Article 13 requires that high-risk AI systems be designed to ensure transparency, including the provision of information to users. An AI agent quoting financial terms must provide transparent information about the nature of the quote (firm, indicative, or illustrative), the validity window, and the slippage tolerance. AG-482's quote type disclosure and validity window requirements directly support the transparency obligation.
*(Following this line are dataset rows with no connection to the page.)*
struct kpA_smem {
    float A[PV + 1];
    union {
        float sp_tail[2 * NRAD_PAD];
        struct {
            unsigned char flags[PV + 13];
            short raw_idx[128], pk2_idx[128];
            float raw_val[128], pk2_val[128];
        } pk;
    } C;
    float B[PV + 1];
    float gx[NRAD_PAD], gy[NRAD_PAD], gz[NRAD_PAD];
    union {
        unsigned short rlist[NRAD_PAD];
        short sp_base[NRAD_PAD];
    } r;
    short pk_idx[128];
    float pk_val[128];
    float ori_data[PD * 3 + 3];
    float sc[16];
    float taps[8];
    int cnt[4];
};
static_assert(sizeof(kpA_smem) * 7 <= 160 * 1024, "seven workgroups per CU");
static_assert(offsetof(kpA_smem, C) == sizeof(float) * (PV + 1) && sizeof(float) * (PV + 1) + sizeof(float) * 2 * NRAD_PAD >= 16 * NRAD_PAD,
              "the splat parameters span A and C");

DORA requires financial entities to identify, assess, and manage ICT risks. An AI agent that presents inconsistent quotes represents an ICT risk — the technology is creating misleading information that could harm clients and generate regulatory exposure. AG-482's infrastructure-level controls (pre-quote validation, execution-time re-validation, tamper-evident logging) are ICT risk management measures within the DORA framework.
| Field | Value |
|---|---|
| Severity Rating | High |
| Blast Radius | Client-wide — affects every counterparty that receives a quote from the agent, with cumulative financial harm proportional to transaction volume |
Consequence chain: Quote-to-execution inconsistency creates a systematic expectation gap between what counterparties are shown and what they receive. The immediate harm is financial: each transaction where the executed price is worse than the quoted price generates a measurable cost to the counterparty. At $200 million in daily quoted volume with an average 2 basis point quote-to-execution deviation, the aggregate daily cost to counterparties is $40,000, compounding to approximately $10 million per year. The counterparty may not detect the deviation on individual transactions — 2 basis points is within normal market noise — but transaction cost analysis over a quarter will reveal the systematic pattern. The reputational consequence follows: institutional counterparties who detect systematic quote inconsistency will redirect order flow, and word-of-mouth in institutional markets is fast and unforgiving. The regulatory consequence is severe and multi-faceted: MiFID II Article 27 failure (best execution), MiFID II Article 24 failure (fair treatment), potential MAR 1.6 violation (misleading impressions), and FCA supervisory action. Historical FCA enforcement actions for pricing and execution quality failures have resulted in fines ranging from £5.4 million to £34.3 million. In DeFi markets, the consequence is amplified by the transparency of blockchain records — every transaction and its actual execution price is permanently recorded, making quote inconsistency trivially provable for regulators, competitors, and users. The compound effect is existential for market-making and execution businesses: quote credibility is the foundation of the business model, and systematic inconsistency between quoted and executed terms destroys that foundation.
Cross-references: AG-481 (Best Execution Policy Binding Governance) ensures the agent is bound to an approved execution policy that includes price quality thresholds. AG-006 (Tamper-Evident Record Integrity) provides the integrity framework for the tamper-evident quote log. AG-479 (Order Routing Transparency Governance) ensures transparency in how orders are routed after a quote is accepted. AG-484 (Front-Running and Insider Awareness Governance) addresses the risk that quote information is exploited before execution. AG-486 (Transaction Finality Governance) ensures that executed transactions settle at the quoted or disclosed terms. AG-456 (Pricing Model Transparency Governance) addresses the transparency of the pricing models that generate the source prices for quotes. AG-412 (Representation Accuracy Governance) provides the broader framework for ensuring agent representations are accurate. AG-371 (Promise-to-Action Fidelity Governance) addresses the general principle that agent commitments must be honoured.